- Born: August 1, 1951 San Francisco, California, U.S.
- Died: September 30, 2017 (aged 66)
- Occupations: Author, Motivational Speaker
- Children: Yvette Gentile, Rasha Pecoraro
- Writing career
- Genre: Memoir, True Crime
- Notable work: One Day She'll Darken: The Mysterious Beginnings of Fauna Hodel

= Fauna Hodel =

American author (1951–2017)

Fauna Hodel (August 1, 1951 – September 30, 2017) was an American author and motivational speaker, who wrote the true-crime memoir One Day She'll Darken: The Mysterious Beginnings of Fauna Hodel, documenting her unusual beginnings and the connection to her grandfather, George Hodel, a suspect in the Black Dahlia murder mystery.

== Early life ==
Born August 1, 1951, in San Francisco, Hodel was the first child of 16-year-old Tamar Nais Hodel, and also the granddaughter of Los Angeles doctor and socialite George Hodel. Through her maternal grandfather, Fauna was of Russian-Jewish ancestry. Fauna's birth father was unknown, and the troubled Tamar gave up Fauna for adoption. Because her father was listed on her birth certificate as an "unknown Negro", Fauna was adopted by an African-American family in Reno, Nevada. Told she was multiracial, Fauna was raised by Jimmie Lee Greenwade (later Faison) and given the name "Patricia Ann Greenwade". She spent her formative years not knowing her name or biological parentage.

Fauna later learned about her origins, which revealed her connection to the controversial 1949 incest trial of George Hodel, following accusations by Tamar, as well as George Hodel's connection to the still-unsolved Black Dahlia case.

==Career==
Hodel's unique perspective on adoption, race relations, and her family history led her to write the unreleased 1991 film Pretty Hattie's Baby, directed by Ivan Passer and starring Alfre Woodard. Hodel served as the film's executive producer and creative consultant.

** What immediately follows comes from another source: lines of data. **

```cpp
struct Seg { bool matrix; std::function<int()> fn; float* sync_buf = nullptr; size_t sync_count = 0; };
struct Plan {
  std::vector<Seg> segs;
  void stream(std::function<int()> f) { segs.push_back({false, std::move(f)}); }
  void matrix(std::function<int()> f) { segs.push_back({true, std::move(f)}); }
  void sync(float* buf, size_t count) { Seg sg{false, nullptr}; sg.sync_buf = buf; sg.sync_count = count; segs.push_back(std::move(sg)); }
  int run_to_sync(size_t& at, const Seg** stop) {
    *stop = nullptr;
    while (at < segs.size()) {
      Seg& sg = segs[at++];
      if (sg.sync_buf) { *stop = &sg; return UMX_OK; }
      const int st = sg.fn();
      if (st != UMX_OK) return st;
    }
    return UMX_OK;
  }
};

}

struct umx_engine {
  int dev = 0;
  hipStream_t stream = nullptr;
  hipEvent_t ev_done = nullptr;
  bool ran_on_caller = false;
  int* d_flags = nullptr;
  hipStream_t stream2 = nullptr;
  hipEvent_t ev_fork = nullptr, ev_join = nullptr;
  hipEvent_t ev_tok[2] = {nullptr, nullptr};
  Precision prec;
  std::string precision;
  int low_sep = 3;
  int gemm_half = 5;
  int align = 2;
  float odd_sign = -1.0f;
  bool node_ctx = false;
  bool node_f64_on = true;
  int n_lanes = 0;
  long lanes_auto_edges = 0;
  int stream_cap = 512;
  bool throttle = false;
  bool gp = false; long gp_lo = 0, gp_hi = 0;
  std::unique_ptr<Plan> gp_plan;
  std::unique_ptr<WS> gp_ws;
  size_t gp_at = 0;
  hipStream_t gp_stream = nullptr;
  std::string err;
  bool have_weights = false;
  float* d_w = nullptr;
  float* d_dw = nullptr;
  double* d_dtab = nullptr;
  unsigned short* d_bw = nullptr;
  std::map<const float*, PlaneCopy> planes;
  std::map<std::string, Tensor> wt;
  std::vector<float> h_w;
  size_t n_w = 0, n_dw = 0, n_bw = 0;
  int n_experts = 0;
  bool experts_merged = false;
  float* d_ex = nullptr;
  MergeJob* d_mjobs = nullptr; PackJob* d_pjobs = nullptr; unsigned* d_mx = nullptr;
  int n_mjobs = 0, n_pjobs = 0, merge_blocks = 0, pack_blocks = 0;
  std::vector<const float*> f16_keys;
  hipEvent_t ev_m0 = nullptr, ev_m1 = nullptr;
  bool need_merge() const { return n_experts > 0 && !experts_merged; }
  RadialW rdeg{};
// ... 156 lines not shown
```

pdb2reaction_amd/csrc/umx_gemm_pl.h:

```cpp
#pragma once
#include "umx_gemm.h"

namespace umx {

typedef float f32x4 __attribute__((ext_vector_type(4)));

struct GemmPL {
  const unsigned short* Apl; long lda; int offA0, offA1;
  const unsigned short* Bpl; long ldb; int bHalf;
  float* Cp; long ldc; int offC, offCi;
  const float* bias;
  float conj;
  int M, N, K;
  float cscale;
  float odd_sign;
};

template <int N> __device__ __forceinline__ void wait_vmcnt() {
  asm volatile("s_waitcnt vmcnt(%0)" ::"n"(N) : "memory");
}

template <int P> __device__ __forceinline__ int pl_perm(int s, int r) {
  return P == 2 ? (s ^ ((r >> 1) & 7)) : ((s & ~3) | ((s & 3) ^ ((r >> 2) & 3)));
}

template <int JA, int JB, int TA_B, int WSTR, long TAG>
__device__ __forceinline__ void pl_issue(const GemmPL& p, unsigned char* sbase, const long (&a_off)[JA], const long (&b_off)[JB], long kofs_a, long kofs, int piece) {
#pragma unroll
  for (int j = 0; j < JA; ++j)
    __builtin_amdgcn_global_load_lds(p.Apl + a_off[j] + kofs_a, (__attribute__((address_space(3))) void*)(sbase + piece + j * WSTR), 16, 0, 0);
#pragma unroll
  for (int j = 0; j < JB; ++j)
    __builtin_amdgcn_global_load_lds(p.Bpl + b_off[j] + kofs, (__attribute__((address_space(3))) void*)(sbase + TA_B + piece + j * WSTR), 16, 0, 0);
}

template <int E> struct PlMfma;
template <> struct PlMfma<32> {
  static constexpr int NR = 16, KSTEPS = 2;
  typedef f32x16 Acc;
  static __device__ __forceinline__ int row(int lane) { return lane & 31; }
  static __device__ __forceinline__ int kc(int lane) { return lane >> 5; }
  static __device__ __forceinline__ Acc mfma(const bf16x8_t& a, const bf16x8_t& b, const Acc& c) { return __builtin_amdgcn_mfma_f32_32x32x16_bf16(a, b, c, 0, 0, 0); }
};
template <> struct PlMfma<16> {
  static constexpr int NR = 4, KSTEPS = 1;
  typedef f32x4 Acc;
  static __device__ __forceinline__ int row(int lane) { return lane & 15; }
  static __device__ __forceinline__ int kc(int lane) { return lane >> 4; }
// ... 171 lines not shown
```

pdb2reaction_amd/csrc/umx_gemm_q.h:

```cpp
#pragma once
#include <type_traits>
#include "umx_gemm_pl.h"

namespace umx {

template <int P> __device__ __forceinline__ int q_row_off(int row) { return (row >> 2) * (128 * P) + (row & 3) * (32 * P); }
template <int P> __device__ __forceinline__ int q_swz(int g) { return P == 3 ? ((g >> 2) & 1) : ((g >> 1) & 3); }
typedef _Float16 f16x8_t __attribute__((ext_vector_type(8)));

template <int JA, int JBF, int BHALF_ROUND, int A_BYTES, long TAG, int RND = 8192, class BO = long>
__device__ __forceinline__ void q3_issue(const unsigned char* A, const unsigned char* B, unsigned char* sbase, const BO (&a_off)[JA],
                                         const BO (&b_off)[JBF + BHALF_ROUND], long kofs_a, long kofs_b, int piece, bool b_tail) {
  BO ao[JA];
#pragma unroll
  for (int j = 0; j < JA; ++j) {
    ao[j] = a_off[j];
    if constexpr (sizeof(BO) == 4) asm("" : "+v"(ao[j]));
  }
#pragma unroll
  for (int j = 0; j < JA; ++j)
    __builtin_amdgcn_global_load_lds((A + kofs_a) + ao[j], (__attribute__((address_space(3))) void*)(sbase + piece + j * RND), 16, 0, 0);
  BO bo[JBF + BHALF_ROUND];
#pragma unroll
  for (int j = 0; j < JBF + BHALF_ROUND; ++j) {
    bo[j] = b_off[j];
    if constexpr (sizeof(BO) == 4) asm("" : "+v"(bo[j]));
  }
#pragma unroll
  for (int j = 0; j < JBF; ++j)
    __builtin_amdgcn_global_load_lds((B + kofs_b) + bo[j], (__attribute__((address_space(3))) void*)(sbase + A_BYTES + piece + j * RND), 16, 0, 0);
  if constexpr (BHALF_ROUND != 0)
    if (b_tail)
      __builtin_amdgcn_global_load_lds((B + kofs_b) + bo[JBF], (__attribute__((address_space(3))) void*)(sbase + A_BYTES + piece + JBF * RND), 16, 0, 0);
}

__host__ __device__ constexpr bool q_use_product(int PA, int PB, int NPROD, int qa, int qb) {
  if (PA == 3 && PB == 3) return qa + qb < 3;
  if (PA == 2 && PB == 3) return NPROD == 5 ? (qa + qb < 3) : (qa + qb < 2 || (qa == 0 && qb == 2));
  return NPROD == 4 ? true : (qa + qb < 2);
}

template <int CPLX, int WIDE, int P = 3, int S = 2, int F16 = 0, int NPROD = (P == 3 ? 6 : 3), int PB = P, int AF = 0, int LS = 0, int AL = 0, int MW = 4>
__global__ __launch_bounds__(MW * 128, MW == 4 ? 1 : 2) void umx_gemm_q_kernel(const GemmPL p) {
  static_assert(!AL || AF, "AL: the float32-A kernels");
  static_assert(!LS || (P == 3 && PB == 3 && !F16 && NPROD == 6), "LS: the six-product bf16 form");
  static_assert(LS != 2 || !WIDE, "LS = 2 (second accumulator set): 256 x 128 tiles only");
  static_assert(MW == 4 || MW == 2, "waves along M: 4 (256-row tiles) or 2 (half-height tiles, two workgroups per CU)");
  static_assert(!AF || (P == 3 && PB == 3 && F16 == 0), "AF: the six-product bf16 form with A as float32");
  static_assert((P == 3 && PB == 3 && NPROD == 6) || (P == 2 && PB == 2 && (NPROD == 3 || NPROD == 4)) || (P == 2 && PB == 3 && (NPROD == 4 || NPROD == 5)), "plane products");
  constexpr int NT = MW * 128, RND = NT * 16;
  constexpr int BM = 64 * MW, BN = WIDE ? 256 : 128;
  constexpr int BMR = CPLX ? BM / 2 : BM, BNC = CPLX ? BN / 2 : BN;
  constexpr int BLK = AF ? 256 : 128 * P, CPB = AF ? 16 : 8 * P;
  constexpr int BLKB = 128 * PB, CPBB = 8 * PB;
  constexpr int A_BYTES = AF ? BM * 64 : BM * 32 * P, B_BYTES = BN * 32 * PB, STAGE = A_BYTES + B_BYTES;
  constexpr int TNW = WIDE ? 4 : 2;
  constexpr int JA = A_BYTES / RND;
  constexpr int JBF = B_BYTES / RND, BHR = (B_BYTES % RND) ? 1 : 0;
  static_assert(S * STAGE * (MW == 4 ? 1 : 2) <= 160 * 1024 && A_BYTES % RND == 0 && (B_BYTES % RND == 0 || B_BYTES % RND == RND / 2), "tile geometry");
  static_assert((P == 2 || P == 3) && (PB == 2 || PB == 3), "two or three planes");
  static_assert(S >= 2 && S <= 4, "ring depth");
  __shared__ __attribute__((aligned(1024))) unsigned char ring[S * STAGE];
  const int tid = threadIdx.x, lane = tid & 63, wave = tid >> 6;
  const int wm = wave >> 1, wn = wave & 1;
  const int l31 = lane & 31, h = lane >> 5;

  int mt, nt;
  if (!xcd_tile<BMR, BNC>(p.M, p.N, mt, nt)) return;

  const unsigned char* Ab = reinterpret_cast<const unsigned char*>(p.Apl);
  const unsigned char* Bb = reinterpret_cast<const unsigned char*>(p.Bpl);
  const long a_blocks = p.lda / (16 * P);
  const long b_blocks = p.K / 16;
  const long gA = ((long)p.M + 3) / 4;
  const int gN = p.N / 4;
  typedef typename std::conditional<MW == 4, long, unsigned int>::type BOff;
  BOff a_off[JA], b_off[JBF + BHR];
// ... 32 lines not shown
        for (int r = 0; r < 16; ++r) low[i][j][r] = 0.f;
  }
#pragma unroll
  for (int j = 0; j < TNW; ++j) {
    float b0 = 0.f;
    if (!CPLX) {
      const int col = nt * BN + wn * (32 * TNW) + j * 32 + l31;
      b0 = (p.bias && col < p.N) ? p.bias[col] / cs : 0.f;
    }
    const float b1 = p.odd_sign < 0.f ? -b0 : b0;
#pragma unroll
    for (int i = 0; i < 2; ++i)
#pragma unroll
      for (int r = 0; r < 16; ++r) acc[i][j][r] = (r & 1) ? b1 : b0;
  }

  int a_ad[2][P], b_ad[TNW][PB];
#pragma unroll
  for (int t = 0; t < 2; ++t) {
    const int row = frag_row0<CPLX, 2, 32, BMR>(wm, t) + l31;
#pragma unroll
    for (int q = 0; q < P; ++q)
      a_ad[t][q] = AF ? ((row >> 2) * 256 + (row & 3) * 64 + ((((h * 2 + (q & 1)) ^ ((row >> 2) & 3))) * 16))
                      : (q_row_off<P>(row) + ((q * 2 + h) ^ q_swz<P>(row >> 2)) * 16);
  }
#pragma unroll
  for (int t = 0; t < TNW; ++t) {
    const int row = frag_row0<CPLX, TNW, 32, BNC>(wn, t) + l31;
#pragma unroll
    for (int q = 0; q < PB; ++q) b_ad[t][q] = A_BYTES + q_row_off<PB>(row) + ((q * 2 + h) ^ q_swz<PB>(row >> 2)) * 16;
  }

  const int nk = p.K / 16;
  constexpr long TAG = kernel_tag<CPLX, WIDE, P, S, F16, NPROD, PB, AF, LS, AL, MW>();
  constexpr int GI = JA + JBF;
#pragma unroll
  for (int t = 0; t < S - 1; ++t)
    if (t < nk) q3_issue<JA, JBF, BHR, A_BYTES, TAG, RND, BOff>(Ab + a_tile, Bb, ring + t * STAGE, a_off, b_off, (long)t * BLK, (long)t * BLKB, piece, b_tail);
  int st_cur = 0, st_nxt = S - 1;
  for (int kt = 0; kt < nk; ++kt) {
    if (S == 2 || kt + S - 2 >= nk) wait_vmcnt<0>();
    else if (BHR != 0 && b_tail) wait_vmcnt<(S - 2) * (GI + 1)>();
    else wait_vmcnt<(S - 2) * GI>();
    __builtin_amdgcn_s_barrier();
    if (kt + S - 1 < nk) q3_issue<JA, JBF, BHR, A_BYTES, TAG, RND, BOff>(Ab + a_tile, Bb, ring + st_nxt * STAGE, a_off, b_off, (long)(kt + S - 1) * BLK, (long)(kt + S - 1) * BLKB, piece, b_tail);
    const unsigned char* sb = ring + st_cur * STAGE;
    st_cur = st_cur + 1 == S ? 0 : st_cur + 1;
    st_nxt = st_nxt + 1 == S ? 0 : st_nxt + 1;
    bf16x8_t a[2][P], b[TNW][PB];
    if constexpr (AF) {
#pragma unroll
      for (int t = 0; t < 2; ++t)
        qf_split<AL>(*reinterpret_cast<const f32x4q_t*>(sb + a_ad[t][0]), *reinterpret_cast<const f32x4q_t*>(sb + a_ad[t][1]), a[t]);
    } else {
#pragma unroll
      for (int q = 0; q < P; ++q)
#pragma unroll
        for (int t = 0; t < 2; ++t) a[t][q] = *reinterpret_cast<const bf16x8_t*>(sb + a_ad[t][q]);
    }
#pragma unroll
    for (int q = 0; q < PB; ++q)
#pragma unroll
      for (int t = 0; t < TNW; ++t) b[t][q] = *reinterpret_cast<const bf16x8_t*>(sb + b_ad[t][q]);
    if constexpr (LS == 1) {
#pragma unroll
      for (int i = 0; i < 2; ++i)
#pragma unroll
// ... 16 lines not shown
          lo = __builtin_amdgcn_mfma_f32_32x32x16_f16(__builtin_bit_cast(f16x8_t, a[i][0]), __builtin_bit_cast(f16x8_t, b[j][2]), lo, 0, 0, 0);
          lo = __builtin_amdgcn_mfma_f32_32x32x16_f16(__builtin_bit_cast(f16x8_t, a[i][0]), __builtin_bit_cast(f16x8_t, b[j][1]), lo, 0, 0, 0);
          lo = __builtin_amdgcn_mfma_f32_32x32x16_f16(__builtin_bit_cast(f16x8_t, a[i][1]), __builtin_bit_cast(f16x8_t, b[j][0]), lo, 0, 0, 0);
          acc[i][j] = __builtin_amdgcn_mfma_f32_32x32x16_f16(__builtin_bit_cast(f16x8_t, a[i][0]), __builtin_bit_cast(f16x8_t, b[j][0]), acc[i][j], 0, 0, 0);
          fold_low(acc[i][j], lo);
        }
    } else
#pragma unroll
    for (int ord = P + PB - 2; ord >= 0; --ord)
#pragma unroll
      for (int qa = 0; qa < P; ++qa) {
        const int qb = ord - qa;
        if (qb < 0 || qb >= PB || !q_use_product(P, PB, NPROD, qa, qb)) continue;
#pragma unroll
        for (int i = 0; i < 2; ++i)
#pragma unroll
          for (int j = 0; j < TNW; ++j) {
            if constexpr (F16) acc[i][j] = __builtin_amdgcn_mfma_f32_32x32x16_f16(__builtin_bit_cast(f16x8_t, a[i][qa]), __builtin_bit_cast(f16x8_t, b[j][qb]), acc[i][j], 0, 0, 0);
            else if constexpr (LS == 2) {
              if (qa + qb == 2) low[i][j] = __builtin_amdgcn_mfma_f32_32x32x16_bf16(a[i][qa], b[j][qb], low[i][j], 0, 0, 0);
              else acc[i][j] = __builtin_amdgcn_mfma_f32_32x32x16_bf16(a[i][qa], b[j][qb], acc[i][j], 0, 0, 0);
            } else acc[i][j] = __builtin_amdgcn_mfma_f32_32x32x16_bf16(a[i][qa], b[j][qb], acc[i][j], 0, 0, 0);
          }
      }
  }
  if constexpr (LS == 2) {
#pragma unroll
    for (int i = 0; i < 2; ++i)
#pragma unroll
      for (int j = 0; j < TNW; ++j) fold_low(acc[i][j], low[i][j]);
  }

  const bool full = ((long)mt * BMR + BMR <= p.M) && (nt * BNC + BNC <= p.N);
  if (CPLX) {
#pragma unroll
    for (int cg = 0; cg < TNW / 2; ++cg) {
      const int chan = nt * BNC + wn * (16 * TNW) + cg * 32 + l31;
      const long e0 = (long)mt * BMR + wm * 32 + 4 * h;
      float* c = p.Cp + e0 * p.ldc + chan;
      if (full) {
#pragma unroll
        for (int r = 0; r < 16; ++r) {
          float* cr = c + (long)cd_row<16>(r) * p.ldc;
          cr[p.offC] = ((r & 1) ? cso : cs) * (acc[0][cg][r] - p.conj * acc[1][TNW / 2 + cg][r]);
          cr[p.offCi] = ((r & 1) ? cso : cs) * (acc[1][cg][r] + p.conj * acc[0][TNW / 2 + cg][r]);
        }
      } else if (chan < p.N) {
#pragma unroll
        for (int r = 0; r < 16; ++r) {
          const int dr = cd_row<16>(r);
          if (e0 + dr < p.M) {
            float* cr = c + (long)dr * p.ldc;
            cr[p.offC] = ((r & 1) ? cso : cs) * (acc[0][cg][r] - p.conj * acc[1][TNW / 2 + cg][r]);
            cr[p.offCi] = ((r & 1) ? cso : cs) * (acc[1][cg][r] + p.conj * acc[0][TNW / 2 + cg][r]);
          }
        }
      }
    }
  } else {
#pragma unroll
    for (int i = 0; i < 2; ++i)
#pragma unroll
      for (int j = 0; j < TNW; ++j) {
        const int col = nt * BN + wn * (32 * TNW) + j * 32 + l31;
        const long row0 = (long)mt * BM + wm * 64 + i * 32 + 4 * h;
        float* c = p.Cp + row0 * p.ldc + p.offC + col;
        if (full) {
// ... 15 lines not shown
```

Her memoir One Day She'll Darken: The Mysterious Beginnings of Fauna Hodel (written with J. R. Briamonte) was published by Outskirts Press in 2008. It was re-published in 2019 by Graymalkin Media, including an eight-page photo insert from Hodel's personal collection. The book inspired I Am the Night, a 2019 six-episode limited television series starring Chris Pine and India Eisley, directed by Patty Jenkins.

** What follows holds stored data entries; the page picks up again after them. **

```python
class BottleneckIO(C.Structure):
    _fields_ = [("x", C.c_void_p), ("x_ld", C.c_int64), ("w1", C.c_void_p), ("b1", C.c_void_p), ("w3", C.c_void_p),
                ("b2", C.c_void_p), ("y", C.c_void_p), ("y_ld", C.c_int64)]


class LossHyp(C.Structure):
    _fields_ = [(n, C.c_float) for n in ("box", "obj", "cls", "cls_pw", "obj_pw", "anchor_t", "fl_gamma", "gr", "cp", "cn")] + \
               [("balance", C.c_float * 5)]


class AugTile(C.Structure):
    _fields_ = [("rgb", C.c_void_p), ("ir", C.c_void_p)] + \
               [(n, C.c_int) for n in ("H0", "W0", "h", "w", "x1a", "y1a", "x2a", "y2a", "x1b", "y1b", "xtab", "ytab")]


class AugSample(C.Structure):
    _fields_ = [("tile", AugTile * 4)] + [(n, C.c_int) for n in ("ntiles", "canvas", "warp", "flipud", "fliplr", "reserved")] + \
               [("lut", C.c_uint8 * (2 * 3 * 256))]


class ValSample(C.Structure):
    _fields_ = [("rgb", C.c_void_p), ("ir", C.c_void_p)] + \
               [(n, C.c_int) for n in ("H0", "W0", "h", "w", "top", "left", "mode", "xtab", "ytab", "sx", "sy", "reserved")]


KERNEL_TC = 0

_vp, _i, _i64, _f = C.c_void_p, C.c_int, C.c_int64, C.c_float
SIGNATURES = {
    "icaf_version": [],
    "icaf_last_error": [],
    "icaf_sm_count": [],
    "icaf_kernel_launches": [],
    "icaf_conv2d_fwd": [C.POINTER(ConvGeom), C.POINTER(ConvIO), _i, _vp],
    "icaf_conv2d_plan": [C.POINTER(ConvGeom), _i, _i, _i, C.POINTER(ConvPlan)],
    "icaf_conv2d_fwd_simt": [C.POINTER(ConvGeom), C.POINTER(ConvIO), _i, _vp],
    "icaf_bottleneck_fwd": [_i, _i, _i, C.POINTER(BottleneckIO), _i, _vp],
    "icaf_pack_image": [_vp, _i, _f, _i, _i, _i, _vp, _vp],
    "icaf_pack_image_s2d": [_vp, _i, _f, _i, _i, _i, _vp, _vp],
    "icaf_letterbox": [_vp, _i, _i, _i, _vp, _i, _i, _i, _i, _i, _i, _vp, _vp, _i, _vp],
    "icaf_sppf_pool": [_vp, _i64, _vp, _vp, _vp, _i64, _i, _i, _i, _i, _vp],
    "icaf_upsample2x": [_vp, _i64, _vp, _i64, _i, _i, _i, _i, _vp],
    "icaf_copy_channels": [_vp, _i64, _vp, _i64, _i64, _i, _vp],
    "icaf_prefetch_l2": [_vp, C.c_size_t, _vp],
    "icaf_dmff_pool_tokens": [_vp, _vp, _i64, _vp, _vp, _vp, _vp, _vp, _vp, _vp, _i, _i, _i, _i, _i, _i, _i, _vp],
    "icaf_row_stats": [_vp, _vp, _vp, _vp, _i64, _i, _vp],
    "icaf_layernorm": [_vp, _vp, _vp, _vp, _vp, _vp, _vp, _vp, _i64, _i, _f, _vp],
    "icaf_cross_attention": [_vp, _vp, _vp, _vp, _vp, _vp, _i, _i, _i, _i, _i, _vp],
    "icaf_cross_attention_simt": [_vp, _vp, _vp, _vp, _vp, _vp, _i, _i, _i, _i, _i, _vp],
    "icaf_dmff_upsample_cat": [_vp, _vp, _i, _vp, _vp, _i64, _vp, _i64, _i, _i, _i, _i, _i, _i, _i, _vp],
    "icaf_nms_workspace_bytes": [_i, _i],
    "icaf_nms": [_vp, _i, _i, _i, _f, _f, _i, C.c_uint64, _i, _vp, _vp, _vp, C.c_size_t, _vp],
    "icaf_nms_multi_label_workspace_bytes": [_i, _i, _i],
    "icaf_nms_multi_label": [_vp, _i, _i, _i, _f, _f, _i, C.c_uint64, _i, _vp, _vp, _vp, C.c_size_t, _vp],
    "icaf_match_detections_workspace_bytes": [_i],
    "icaf_match_detections": [_vp, _vp, _i, _i, _vp, _i, _vp, _i, _i, _vp, _i, _i, _vp, _vp, _vp, C.c_size_t, _vp],
    "icaf_kaist_mr_workspace_bytes": [_i, _i, _i],
    "icaf_kaist_mr": [_vp, _vp, _vp, _vp, _vp, _vp, _i, _i, _i, _vp, _vp, _i, _i, _vp, _vp, _vp, _vp, C.c_size_t, _vp],
    "icaf_kaist_round_detections": [_vp, _vp, _vp, _vp, _i, _i, _i, _vp, _vp, _vp],
    "icaf_loss_workspace_bytes": [_i, _i, _i, C.POINTER(C.c_int), C.POINTER(C.c_int), _i, _i],
    "icaf_compute_loss_fwd": [C.POINTER(C.c_void_p), _i, _i, C.POINTER(C.c_int), C.POINTER(C.c_int), _i, _i, _i, _i, _vp, _i,
                              C.POINTER(C.c_float), C.POINTER(LossHyp), _vp, _vp, C.c_size_t, _vp],
    "icaf_compute_loss_bwd": [C.POINTER(C.c_void_p), _i, _i, C.POINTER(C.c_int), C.POINTER(C.c_int), _i, _i, _i, _i, _vp, _i,
                              C.POINTER(C.c_float), C.POINTER(LossHyp), _vp, C.POINTER(C.c_void_p), _vp, C.c_size_t, _vp],
    "icaf_conv2d_wgrad_workspace_bytes": [C.POINTER(ConvGeom)],
    "icaf_conv2d_wgrad": [C.POINTER(ConvGeom), _vp, _i64, _vp, _i64, _vp, _f, _i, _vp, C.c_size_t, _vp],
    "icaf_zero_stuff2": [_vp, _vp, _i, _i, _i, _i, _i, _i, _vp],
    "icaf_colsum": [_vp, _i64, _i, _vp, _f, _i, _vp, C.c_size_t, _vp],
    "icaf_train_workspace_bytes": [_i],
    "icaf_bn_act_fwd": [_vp, _vp, _vp, _vp, _vp, _vp, _vp, _vp, _i64, _i, _f, _f, _i, _vp, C.c_size_t, _vp],
    "icaf_bn_act_bwd": [_vp, _vp, _vp, _vp, _vp, _vp, _vp, _vp, _vp, _i64, _i, _i, _f, _i, _vp, C.c_size_t, _vp],
    "icaf_bn_act_fwd_stats": [_vp, _i64, _i, _vp, _vp, C.c_size_t, _vp],
    "icaf_bn_act_fwd_apply": [_vp, _vp, _vp, _vp, _vp, _vp, _vp, _vp, _vp, _i64, _i, _f, _f, _i, _vp, C.c_size_t, _vp],
    "icaf_bn_act_bwd_sums": [_vp, _vp, _vp, _vp, _vp, _vp, _vp, _vp, _vp, _i64, _i, _i, _f, _i, _vp, C.c_size_t, _vp],
    "icaf_bn_act_bwd_apply": [_vp, _vp, _vp, _vp, _vp, _vp, _vp, _vp, _vp, _i64, _i, _i, _vp, C.c_size_t, _vp],
    "icaf_eltwise": [_i, _vp, _vp, _vp, _i64, _f, C.c_uint32, _vp],
    "icaf_layernorm_bwd": [_vp, _vp, _vp, _vp, _vp, _vp, _i64, _i, _f, _f, _i, _vp, C.c_size_t, _vp],
    "icaf_dot": [_vp, _vp, _i64, _i, _vp, _f, _i, _vp, C.c_size_t, _vp],
    "icaf_upsample2x_bwd": [_vp, _vp, _i, _i, _i, _i, _vp],
    "icaf_maxpool5_bwd": [_vp, _vp, _vp, _i, _i, _i, _i, _vp, C.c_size_t, _vp],
    "icaf_dmff_pool_tokens_bwd": [_vp, _vp, _i64, _vp, _vp, _vp, _vp, _vp, _i, _i, _i, _i, _i, _i, _i, _vp, C.c_size_t, _vp],
    "icaf_dmff_upsample_cat_bwd": [_vp, _i64, _vp, _vp, _i, _i, _i, _i, _i, _i, _i, _i, _vp],
    "icaf_pack_weight": [_vp, _i, _i, _i, _i, _i, _i, _i, _i, _vp, _vp],
    "icaf_pack_weight_pair": [_vp, _i, _i, _i, _i, _i, _i, _vp, _i, _i, _i, _vp, _vp],
    "icaf_set_seed_offset": [_vp],
    "icaf_cross_attention_train": [_vp, _vp, _vp, _vp, _i, _i, _i, _i, _i, _f, C.c_uint32, _vp],
    "icaf_cross_attention_bwd_workspace_bytes": [_i, _i, _i],
    "icaf_cross_attention_bwd": [_vp, _vp, _vp, _vp, _vp, _vp, _vp, _vp, _i, _i, _i, _i, _i, _f, C.c_uint32, _vp, C.c_size_t, _vp],
# ... 42 lines not shown
```

### icafusion_b200/csrc/conv_common.cuh

```cuda
#pragma once
#include "icaf_internal.cuh"

namespace icaf {

constexpr int BM = 128;
constexpr int BK = 64;
constexpr int kLag = 2;
constexpr int kThreads = 288;

enum AMode { A_GATHER = 0, A_TMA2D = 1, A_TMA4D = 2 };
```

Hodel spent much of the 2000s as a motivational speaker, talking about racial equality and human rights.

==Personal life==
Hodel had two children, Yvette Gentile and Rasha Pecoraro. In February 2019, it was announced that Gentile and Pecoraro were producing a podcast, Root of Evil, which delves further into the book, the miniseries adaptation, and their family history.

In February 2019, the eight-episode podcast, Root of Evil: The True Story of the Hodel Family and the Black Dahlia, produced by Cadence 13 in conjunction with TNT, premiered. The show ran for eight consecutive weeks and attained a "No. 1 podcast ranking" in the United States.

==Death==
Hodel died of breast cancer at age 66 on September 30, 2017.